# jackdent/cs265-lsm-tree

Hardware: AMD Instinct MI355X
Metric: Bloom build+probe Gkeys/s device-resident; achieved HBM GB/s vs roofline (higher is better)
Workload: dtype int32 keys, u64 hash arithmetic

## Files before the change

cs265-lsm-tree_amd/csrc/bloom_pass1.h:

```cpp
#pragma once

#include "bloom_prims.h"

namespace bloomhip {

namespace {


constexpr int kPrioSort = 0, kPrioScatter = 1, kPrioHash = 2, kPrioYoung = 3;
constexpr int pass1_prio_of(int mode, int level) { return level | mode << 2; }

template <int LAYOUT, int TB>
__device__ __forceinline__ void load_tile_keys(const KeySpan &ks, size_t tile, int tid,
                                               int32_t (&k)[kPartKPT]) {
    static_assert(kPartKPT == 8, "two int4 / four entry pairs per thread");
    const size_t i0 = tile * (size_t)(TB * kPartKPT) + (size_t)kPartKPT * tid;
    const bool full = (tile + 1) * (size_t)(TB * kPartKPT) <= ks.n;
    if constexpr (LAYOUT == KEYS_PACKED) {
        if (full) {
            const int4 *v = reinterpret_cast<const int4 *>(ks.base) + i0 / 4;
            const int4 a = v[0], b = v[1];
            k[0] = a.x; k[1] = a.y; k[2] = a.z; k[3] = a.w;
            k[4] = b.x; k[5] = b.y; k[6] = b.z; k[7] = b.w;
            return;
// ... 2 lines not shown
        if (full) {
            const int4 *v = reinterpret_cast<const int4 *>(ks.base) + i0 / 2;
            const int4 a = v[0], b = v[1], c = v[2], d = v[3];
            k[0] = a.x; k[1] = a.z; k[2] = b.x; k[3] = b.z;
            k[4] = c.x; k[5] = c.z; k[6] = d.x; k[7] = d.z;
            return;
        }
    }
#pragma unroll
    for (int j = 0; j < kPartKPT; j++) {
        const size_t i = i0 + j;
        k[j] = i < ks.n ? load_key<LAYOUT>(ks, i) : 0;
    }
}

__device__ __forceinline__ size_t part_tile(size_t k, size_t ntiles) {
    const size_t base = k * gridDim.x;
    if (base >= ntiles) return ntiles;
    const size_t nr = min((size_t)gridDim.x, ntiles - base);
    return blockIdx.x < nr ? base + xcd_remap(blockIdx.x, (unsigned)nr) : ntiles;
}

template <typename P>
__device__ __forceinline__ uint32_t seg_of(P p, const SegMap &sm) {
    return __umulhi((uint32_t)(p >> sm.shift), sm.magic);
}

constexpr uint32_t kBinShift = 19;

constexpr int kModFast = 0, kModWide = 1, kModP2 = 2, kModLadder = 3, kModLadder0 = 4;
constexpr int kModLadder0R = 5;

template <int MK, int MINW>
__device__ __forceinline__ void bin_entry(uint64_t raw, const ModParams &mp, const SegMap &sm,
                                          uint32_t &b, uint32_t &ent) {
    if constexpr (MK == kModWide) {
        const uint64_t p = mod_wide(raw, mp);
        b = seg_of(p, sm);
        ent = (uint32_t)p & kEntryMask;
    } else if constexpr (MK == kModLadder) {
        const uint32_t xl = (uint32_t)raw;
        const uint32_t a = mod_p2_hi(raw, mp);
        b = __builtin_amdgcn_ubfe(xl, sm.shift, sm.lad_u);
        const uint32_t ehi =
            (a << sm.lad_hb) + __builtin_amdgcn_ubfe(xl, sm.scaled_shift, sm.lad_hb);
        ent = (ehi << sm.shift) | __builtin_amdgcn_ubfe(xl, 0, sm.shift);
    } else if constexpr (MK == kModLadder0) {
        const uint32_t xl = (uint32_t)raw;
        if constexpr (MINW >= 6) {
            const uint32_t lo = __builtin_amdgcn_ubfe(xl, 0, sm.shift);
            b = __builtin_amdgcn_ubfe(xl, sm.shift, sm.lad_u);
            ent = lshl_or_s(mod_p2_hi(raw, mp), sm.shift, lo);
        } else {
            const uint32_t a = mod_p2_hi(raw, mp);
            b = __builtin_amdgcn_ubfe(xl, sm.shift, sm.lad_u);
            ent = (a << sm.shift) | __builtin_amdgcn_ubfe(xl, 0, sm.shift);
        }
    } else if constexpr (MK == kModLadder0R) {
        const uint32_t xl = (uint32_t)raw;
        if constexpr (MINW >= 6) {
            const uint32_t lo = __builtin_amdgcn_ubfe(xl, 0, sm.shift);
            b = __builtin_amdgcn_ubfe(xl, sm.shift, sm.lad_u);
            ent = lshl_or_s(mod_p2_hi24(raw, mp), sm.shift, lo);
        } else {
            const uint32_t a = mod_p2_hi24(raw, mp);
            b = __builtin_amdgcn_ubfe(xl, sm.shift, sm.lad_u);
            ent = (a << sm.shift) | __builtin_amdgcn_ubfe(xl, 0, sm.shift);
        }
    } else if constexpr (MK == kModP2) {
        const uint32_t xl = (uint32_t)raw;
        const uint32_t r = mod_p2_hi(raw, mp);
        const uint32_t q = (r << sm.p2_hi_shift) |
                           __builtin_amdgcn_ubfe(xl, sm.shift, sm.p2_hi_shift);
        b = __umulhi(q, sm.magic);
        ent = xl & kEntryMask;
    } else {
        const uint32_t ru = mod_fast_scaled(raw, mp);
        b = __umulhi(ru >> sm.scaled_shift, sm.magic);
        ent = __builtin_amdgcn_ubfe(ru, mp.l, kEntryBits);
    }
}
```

• What to do: A count is needed of the lines above that hold the word "void"; give that count and no other text.

• Exercise result: 2